• [WORK REQUIRED]: From the entries provided below, copy each line that contains the word "plane".

• [MATERIAL PROVIDED]:
::::

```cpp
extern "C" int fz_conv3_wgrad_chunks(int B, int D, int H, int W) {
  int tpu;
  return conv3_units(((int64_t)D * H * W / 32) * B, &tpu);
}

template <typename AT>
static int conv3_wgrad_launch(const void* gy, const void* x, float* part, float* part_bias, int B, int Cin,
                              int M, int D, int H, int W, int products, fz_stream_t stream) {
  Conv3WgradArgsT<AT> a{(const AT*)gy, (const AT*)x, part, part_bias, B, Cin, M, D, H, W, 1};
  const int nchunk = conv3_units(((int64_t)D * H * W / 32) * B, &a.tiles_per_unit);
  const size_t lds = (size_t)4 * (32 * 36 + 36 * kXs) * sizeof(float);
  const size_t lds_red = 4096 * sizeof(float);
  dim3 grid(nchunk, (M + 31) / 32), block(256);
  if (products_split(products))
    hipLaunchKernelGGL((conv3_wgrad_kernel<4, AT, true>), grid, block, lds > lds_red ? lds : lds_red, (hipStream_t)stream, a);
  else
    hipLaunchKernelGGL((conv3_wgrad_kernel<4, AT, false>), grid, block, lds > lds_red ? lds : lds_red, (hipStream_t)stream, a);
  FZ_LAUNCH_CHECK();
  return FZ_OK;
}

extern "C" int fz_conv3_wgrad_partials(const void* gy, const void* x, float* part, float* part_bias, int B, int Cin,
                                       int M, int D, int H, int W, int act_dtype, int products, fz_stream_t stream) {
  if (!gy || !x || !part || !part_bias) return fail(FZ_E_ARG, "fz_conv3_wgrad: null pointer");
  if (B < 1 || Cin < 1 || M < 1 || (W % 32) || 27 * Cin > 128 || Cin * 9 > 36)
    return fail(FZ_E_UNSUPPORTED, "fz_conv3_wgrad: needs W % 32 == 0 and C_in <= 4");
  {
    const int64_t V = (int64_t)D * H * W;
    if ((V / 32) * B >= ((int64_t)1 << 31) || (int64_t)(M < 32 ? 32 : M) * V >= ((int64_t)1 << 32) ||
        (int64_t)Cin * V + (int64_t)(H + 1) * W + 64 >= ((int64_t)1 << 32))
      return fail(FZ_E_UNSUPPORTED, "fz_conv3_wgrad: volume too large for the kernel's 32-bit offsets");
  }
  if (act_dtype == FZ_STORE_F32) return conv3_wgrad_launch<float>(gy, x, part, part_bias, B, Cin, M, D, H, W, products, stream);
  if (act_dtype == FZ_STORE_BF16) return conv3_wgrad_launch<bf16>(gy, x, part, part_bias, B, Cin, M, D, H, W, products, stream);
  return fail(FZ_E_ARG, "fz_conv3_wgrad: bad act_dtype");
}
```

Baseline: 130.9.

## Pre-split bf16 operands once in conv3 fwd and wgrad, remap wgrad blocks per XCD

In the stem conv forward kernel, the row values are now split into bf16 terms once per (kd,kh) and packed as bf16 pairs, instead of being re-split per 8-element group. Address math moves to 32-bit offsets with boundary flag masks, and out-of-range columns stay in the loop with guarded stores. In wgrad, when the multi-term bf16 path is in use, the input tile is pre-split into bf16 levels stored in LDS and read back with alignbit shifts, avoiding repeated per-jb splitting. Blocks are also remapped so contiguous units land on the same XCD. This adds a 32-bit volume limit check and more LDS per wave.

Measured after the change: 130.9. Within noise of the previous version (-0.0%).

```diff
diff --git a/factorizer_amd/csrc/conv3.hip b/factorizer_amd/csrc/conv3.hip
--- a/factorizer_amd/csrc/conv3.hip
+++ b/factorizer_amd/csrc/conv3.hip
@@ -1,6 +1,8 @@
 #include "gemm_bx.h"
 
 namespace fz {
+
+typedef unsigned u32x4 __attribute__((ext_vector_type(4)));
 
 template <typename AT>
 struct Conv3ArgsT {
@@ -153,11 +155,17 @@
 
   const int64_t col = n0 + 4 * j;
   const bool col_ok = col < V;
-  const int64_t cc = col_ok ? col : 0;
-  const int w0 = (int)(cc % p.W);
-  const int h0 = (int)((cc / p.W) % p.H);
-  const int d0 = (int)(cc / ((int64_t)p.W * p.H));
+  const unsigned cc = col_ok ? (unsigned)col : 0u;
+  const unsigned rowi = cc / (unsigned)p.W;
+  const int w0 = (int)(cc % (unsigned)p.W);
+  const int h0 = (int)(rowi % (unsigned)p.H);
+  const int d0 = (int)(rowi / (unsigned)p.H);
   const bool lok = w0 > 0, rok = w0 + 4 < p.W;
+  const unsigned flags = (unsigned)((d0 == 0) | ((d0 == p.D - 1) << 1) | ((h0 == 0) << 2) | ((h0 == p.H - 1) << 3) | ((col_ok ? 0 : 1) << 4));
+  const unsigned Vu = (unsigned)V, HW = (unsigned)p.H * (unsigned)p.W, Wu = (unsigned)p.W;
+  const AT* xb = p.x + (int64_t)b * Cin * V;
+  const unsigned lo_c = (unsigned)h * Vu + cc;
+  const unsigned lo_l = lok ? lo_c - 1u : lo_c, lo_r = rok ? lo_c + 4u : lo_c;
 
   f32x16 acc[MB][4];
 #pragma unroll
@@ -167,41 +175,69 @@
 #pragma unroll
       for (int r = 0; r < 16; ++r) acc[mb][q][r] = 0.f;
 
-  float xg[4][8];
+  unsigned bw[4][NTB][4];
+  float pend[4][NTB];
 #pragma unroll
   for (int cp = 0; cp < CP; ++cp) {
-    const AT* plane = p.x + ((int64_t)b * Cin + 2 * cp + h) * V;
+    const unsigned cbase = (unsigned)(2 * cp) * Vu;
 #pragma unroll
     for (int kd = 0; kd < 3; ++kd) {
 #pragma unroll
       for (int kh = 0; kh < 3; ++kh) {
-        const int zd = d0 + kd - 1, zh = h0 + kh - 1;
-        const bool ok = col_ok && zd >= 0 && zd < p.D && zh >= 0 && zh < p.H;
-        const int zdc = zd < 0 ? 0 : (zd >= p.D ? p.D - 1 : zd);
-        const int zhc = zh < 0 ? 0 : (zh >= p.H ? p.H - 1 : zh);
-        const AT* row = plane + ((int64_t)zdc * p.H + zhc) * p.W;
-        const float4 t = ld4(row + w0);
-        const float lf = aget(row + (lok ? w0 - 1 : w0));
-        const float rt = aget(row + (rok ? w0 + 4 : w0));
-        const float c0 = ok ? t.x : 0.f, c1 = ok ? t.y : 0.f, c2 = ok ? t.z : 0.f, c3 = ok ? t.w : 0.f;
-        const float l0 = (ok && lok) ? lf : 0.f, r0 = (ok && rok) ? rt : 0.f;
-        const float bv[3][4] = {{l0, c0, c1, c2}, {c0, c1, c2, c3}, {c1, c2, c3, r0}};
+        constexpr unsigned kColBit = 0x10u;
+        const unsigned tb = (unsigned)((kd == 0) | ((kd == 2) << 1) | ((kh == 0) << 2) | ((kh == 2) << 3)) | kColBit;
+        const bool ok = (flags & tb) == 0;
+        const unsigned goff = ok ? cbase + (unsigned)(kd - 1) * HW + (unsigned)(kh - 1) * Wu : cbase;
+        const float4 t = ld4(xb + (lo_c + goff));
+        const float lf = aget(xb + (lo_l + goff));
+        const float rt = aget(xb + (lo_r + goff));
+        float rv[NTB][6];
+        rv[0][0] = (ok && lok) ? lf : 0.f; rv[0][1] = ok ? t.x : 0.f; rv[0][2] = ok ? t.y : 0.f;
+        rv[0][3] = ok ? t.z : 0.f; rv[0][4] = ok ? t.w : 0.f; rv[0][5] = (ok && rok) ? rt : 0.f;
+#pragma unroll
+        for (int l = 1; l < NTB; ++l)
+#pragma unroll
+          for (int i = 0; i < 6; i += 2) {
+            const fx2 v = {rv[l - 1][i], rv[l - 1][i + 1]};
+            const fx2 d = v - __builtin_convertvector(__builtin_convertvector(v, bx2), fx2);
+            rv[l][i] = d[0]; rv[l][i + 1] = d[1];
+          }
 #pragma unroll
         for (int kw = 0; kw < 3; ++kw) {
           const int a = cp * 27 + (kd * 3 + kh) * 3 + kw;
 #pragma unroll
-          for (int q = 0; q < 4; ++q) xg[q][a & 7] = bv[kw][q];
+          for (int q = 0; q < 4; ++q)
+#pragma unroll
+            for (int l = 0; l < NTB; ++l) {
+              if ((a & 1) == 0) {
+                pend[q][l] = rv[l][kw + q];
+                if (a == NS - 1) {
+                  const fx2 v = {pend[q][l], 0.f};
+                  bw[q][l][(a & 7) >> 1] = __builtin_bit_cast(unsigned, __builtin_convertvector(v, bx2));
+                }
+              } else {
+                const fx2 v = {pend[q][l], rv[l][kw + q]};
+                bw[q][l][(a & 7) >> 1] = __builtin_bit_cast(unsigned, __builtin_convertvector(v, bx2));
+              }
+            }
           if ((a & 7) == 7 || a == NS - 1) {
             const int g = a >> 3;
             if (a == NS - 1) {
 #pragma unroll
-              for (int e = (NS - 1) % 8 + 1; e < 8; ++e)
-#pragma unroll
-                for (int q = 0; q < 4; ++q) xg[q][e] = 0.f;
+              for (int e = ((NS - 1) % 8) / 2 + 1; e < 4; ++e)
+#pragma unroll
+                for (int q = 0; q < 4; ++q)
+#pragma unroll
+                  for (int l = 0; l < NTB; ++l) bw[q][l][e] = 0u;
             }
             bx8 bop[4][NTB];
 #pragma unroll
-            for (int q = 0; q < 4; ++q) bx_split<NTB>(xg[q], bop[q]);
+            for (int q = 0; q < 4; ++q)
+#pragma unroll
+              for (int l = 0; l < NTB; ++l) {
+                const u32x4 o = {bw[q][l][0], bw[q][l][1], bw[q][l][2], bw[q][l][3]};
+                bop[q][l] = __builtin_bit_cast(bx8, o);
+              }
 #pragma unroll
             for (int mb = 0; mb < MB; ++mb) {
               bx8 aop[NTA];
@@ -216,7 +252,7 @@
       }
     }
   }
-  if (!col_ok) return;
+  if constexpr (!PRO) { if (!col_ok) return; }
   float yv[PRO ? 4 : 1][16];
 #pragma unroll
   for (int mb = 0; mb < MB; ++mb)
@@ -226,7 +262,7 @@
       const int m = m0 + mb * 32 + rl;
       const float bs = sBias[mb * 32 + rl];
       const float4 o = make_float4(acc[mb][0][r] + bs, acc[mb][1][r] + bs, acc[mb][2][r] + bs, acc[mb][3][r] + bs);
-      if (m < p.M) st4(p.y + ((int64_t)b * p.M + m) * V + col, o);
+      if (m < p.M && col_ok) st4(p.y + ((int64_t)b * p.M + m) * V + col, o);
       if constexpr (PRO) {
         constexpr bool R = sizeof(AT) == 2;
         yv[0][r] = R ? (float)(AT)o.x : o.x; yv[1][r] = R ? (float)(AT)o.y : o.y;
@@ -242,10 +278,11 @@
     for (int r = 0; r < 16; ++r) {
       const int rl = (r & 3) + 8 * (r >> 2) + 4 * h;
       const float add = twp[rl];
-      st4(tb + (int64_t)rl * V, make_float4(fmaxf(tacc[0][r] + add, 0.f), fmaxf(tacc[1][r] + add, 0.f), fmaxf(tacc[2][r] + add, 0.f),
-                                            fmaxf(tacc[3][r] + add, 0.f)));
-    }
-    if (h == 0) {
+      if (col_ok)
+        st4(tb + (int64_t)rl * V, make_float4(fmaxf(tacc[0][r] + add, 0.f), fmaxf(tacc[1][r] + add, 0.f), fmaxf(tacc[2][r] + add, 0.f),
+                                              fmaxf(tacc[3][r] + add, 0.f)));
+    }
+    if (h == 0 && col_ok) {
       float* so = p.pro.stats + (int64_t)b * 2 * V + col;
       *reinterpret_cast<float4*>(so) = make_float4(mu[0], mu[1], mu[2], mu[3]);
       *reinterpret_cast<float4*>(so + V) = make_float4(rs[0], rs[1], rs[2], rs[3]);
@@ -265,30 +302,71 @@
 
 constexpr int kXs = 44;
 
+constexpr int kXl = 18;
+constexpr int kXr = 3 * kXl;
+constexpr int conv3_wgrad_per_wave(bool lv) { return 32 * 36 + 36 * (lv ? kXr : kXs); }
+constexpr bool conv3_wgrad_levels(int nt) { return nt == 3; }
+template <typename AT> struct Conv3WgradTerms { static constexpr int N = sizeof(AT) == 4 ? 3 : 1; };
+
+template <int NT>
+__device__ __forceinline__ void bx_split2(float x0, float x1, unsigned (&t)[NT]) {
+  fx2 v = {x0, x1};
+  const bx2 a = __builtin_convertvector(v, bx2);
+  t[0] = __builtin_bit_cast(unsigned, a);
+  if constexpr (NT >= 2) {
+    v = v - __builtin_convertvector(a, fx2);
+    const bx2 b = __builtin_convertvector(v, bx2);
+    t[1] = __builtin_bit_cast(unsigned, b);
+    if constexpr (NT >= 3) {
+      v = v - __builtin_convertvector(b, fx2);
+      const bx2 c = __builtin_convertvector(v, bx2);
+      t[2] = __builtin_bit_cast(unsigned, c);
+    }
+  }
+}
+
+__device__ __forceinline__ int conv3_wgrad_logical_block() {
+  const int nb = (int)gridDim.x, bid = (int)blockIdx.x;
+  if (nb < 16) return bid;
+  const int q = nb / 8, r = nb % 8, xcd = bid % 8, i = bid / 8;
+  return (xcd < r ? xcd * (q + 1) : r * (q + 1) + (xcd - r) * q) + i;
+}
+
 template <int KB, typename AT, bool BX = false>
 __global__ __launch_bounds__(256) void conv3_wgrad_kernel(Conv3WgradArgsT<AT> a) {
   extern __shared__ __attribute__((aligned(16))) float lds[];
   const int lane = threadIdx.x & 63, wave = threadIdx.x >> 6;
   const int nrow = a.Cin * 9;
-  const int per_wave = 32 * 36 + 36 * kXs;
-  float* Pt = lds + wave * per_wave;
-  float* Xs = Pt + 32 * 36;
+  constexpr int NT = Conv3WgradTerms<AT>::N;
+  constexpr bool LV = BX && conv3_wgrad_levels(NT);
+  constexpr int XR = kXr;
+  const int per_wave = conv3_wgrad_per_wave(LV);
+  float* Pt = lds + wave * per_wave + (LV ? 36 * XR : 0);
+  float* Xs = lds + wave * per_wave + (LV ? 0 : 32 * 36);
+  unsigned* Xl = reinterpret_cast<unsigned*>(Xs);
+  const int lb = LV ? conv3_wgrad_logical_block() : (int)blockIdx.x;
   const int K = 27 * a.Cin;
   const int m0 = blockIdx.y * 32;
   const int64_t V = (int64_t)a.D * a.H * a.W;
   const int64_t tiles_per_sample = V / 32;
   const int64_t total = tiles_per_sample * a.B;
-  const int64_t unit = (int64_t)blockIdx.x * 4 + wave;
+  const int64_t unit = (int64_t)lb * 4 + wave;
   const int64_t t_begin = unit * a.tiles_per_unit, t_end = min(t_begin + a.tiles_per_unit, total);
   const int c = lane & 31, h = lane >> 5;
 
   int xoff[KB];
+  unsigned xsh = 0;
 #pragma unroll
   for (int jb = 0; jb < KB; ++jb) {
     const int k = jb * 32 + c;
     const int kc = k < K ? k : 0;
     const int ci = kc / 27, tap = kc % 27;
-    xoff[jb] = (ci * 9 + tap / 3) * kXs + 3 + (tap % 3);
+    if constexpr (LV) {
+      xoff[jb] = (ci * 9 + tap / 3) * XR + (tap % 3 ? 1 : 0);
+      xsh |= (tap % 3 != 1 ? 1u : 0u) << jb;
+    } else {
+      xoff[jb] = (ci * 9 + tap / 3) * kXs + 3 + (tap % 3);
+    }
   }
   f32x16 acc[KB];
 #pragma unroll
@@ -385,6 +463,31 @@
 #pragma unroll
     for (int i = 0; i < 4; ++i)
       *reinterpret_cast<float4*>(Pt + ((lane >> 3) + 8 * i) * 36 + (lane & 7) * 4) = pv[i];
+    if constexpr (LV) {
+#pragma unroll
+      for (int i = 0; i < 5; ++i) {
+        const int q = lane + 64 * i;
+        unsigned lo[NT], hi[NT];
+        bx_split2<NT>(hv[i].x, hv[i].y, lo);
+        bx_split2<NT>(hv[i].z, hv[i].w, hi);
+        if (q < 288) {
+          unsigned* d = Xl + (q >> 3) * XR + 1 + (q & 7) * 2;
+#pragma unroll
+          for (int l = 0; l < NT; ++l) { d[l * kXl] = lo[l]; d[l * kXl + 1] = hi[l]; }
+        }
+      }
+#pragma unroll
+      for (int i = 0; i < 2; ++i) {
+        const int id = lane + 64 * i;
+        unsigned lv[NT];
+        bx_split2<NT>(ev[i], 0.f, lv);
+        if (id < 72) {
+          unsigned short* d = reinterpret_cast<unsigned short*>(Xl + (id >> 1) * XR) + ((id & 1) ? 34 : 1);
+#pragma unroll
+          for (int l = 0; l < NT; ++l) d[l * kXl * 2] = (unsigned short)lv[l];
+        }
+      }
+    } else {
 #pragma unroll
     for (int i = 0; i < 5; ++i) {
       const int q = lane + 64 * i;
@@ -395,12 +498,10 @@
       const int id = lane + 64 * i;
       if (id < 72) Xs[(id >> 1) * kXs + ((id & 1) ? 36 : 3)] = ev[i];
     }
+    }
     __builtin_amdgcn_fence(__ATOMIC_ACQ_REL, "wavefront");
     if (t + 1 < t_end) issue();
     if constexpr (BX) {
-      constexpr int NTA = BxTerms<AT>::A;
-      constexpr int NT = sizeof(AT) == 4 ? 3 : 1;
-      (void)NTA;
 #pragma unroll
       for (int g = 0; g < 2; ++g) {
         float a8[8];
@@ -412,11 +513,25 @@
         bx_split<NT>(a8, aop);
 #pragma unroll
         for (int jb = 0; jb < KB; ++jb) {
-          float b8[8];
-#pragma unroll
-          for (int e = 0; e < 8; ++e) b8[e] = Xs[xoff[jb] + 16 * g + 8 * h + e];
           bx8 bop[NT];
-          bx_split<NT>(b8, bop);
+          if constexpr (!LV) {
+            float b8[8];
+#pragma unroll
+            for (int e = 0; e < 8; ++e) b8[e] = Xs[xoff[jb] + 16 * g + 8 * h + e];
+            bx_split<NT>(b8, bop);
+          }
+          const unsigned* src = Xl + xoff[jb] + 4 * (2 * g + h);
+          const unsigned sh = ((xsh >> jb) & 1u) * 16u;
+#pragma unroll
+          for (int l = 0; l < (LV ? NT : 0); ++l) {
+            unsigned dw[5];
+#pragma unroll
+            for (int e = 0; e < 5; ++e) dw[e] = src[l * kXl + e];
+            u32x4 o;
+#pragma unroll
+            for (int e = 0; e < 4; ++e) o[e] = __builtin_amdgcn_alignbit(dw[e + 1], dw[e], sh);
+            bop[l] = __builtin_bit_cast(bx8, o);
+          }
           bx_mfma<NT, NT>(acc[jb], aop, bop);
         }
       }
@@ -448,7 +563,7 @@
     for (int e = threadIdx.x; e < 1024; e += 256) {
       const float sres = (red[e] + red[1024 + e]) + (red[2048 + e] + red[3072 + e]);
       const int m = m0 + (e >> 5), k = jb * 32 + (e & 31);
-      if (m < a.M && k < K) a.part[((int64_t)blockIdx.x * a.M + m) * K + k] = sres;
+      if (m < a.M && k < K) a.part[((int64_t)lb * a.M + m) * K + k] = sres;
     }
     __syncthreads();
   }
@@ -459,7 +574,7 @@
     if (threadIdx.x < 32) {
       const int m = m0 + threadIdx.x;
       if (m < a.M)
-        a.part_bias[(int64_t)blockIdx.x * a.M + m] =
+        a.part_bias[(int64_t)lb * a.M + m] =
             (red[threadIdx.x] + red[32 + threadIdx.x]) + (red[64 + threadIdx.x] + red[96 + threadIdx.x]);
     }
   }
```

::::

• [REPLY TO THE TASK]:
-    const AT* plane = p.x + ((int64_t)b * Cin + 2 * cp + h) * V;
-        const AT* row = plane + ((int64_t)zdc * p.H + zhc) * p.W;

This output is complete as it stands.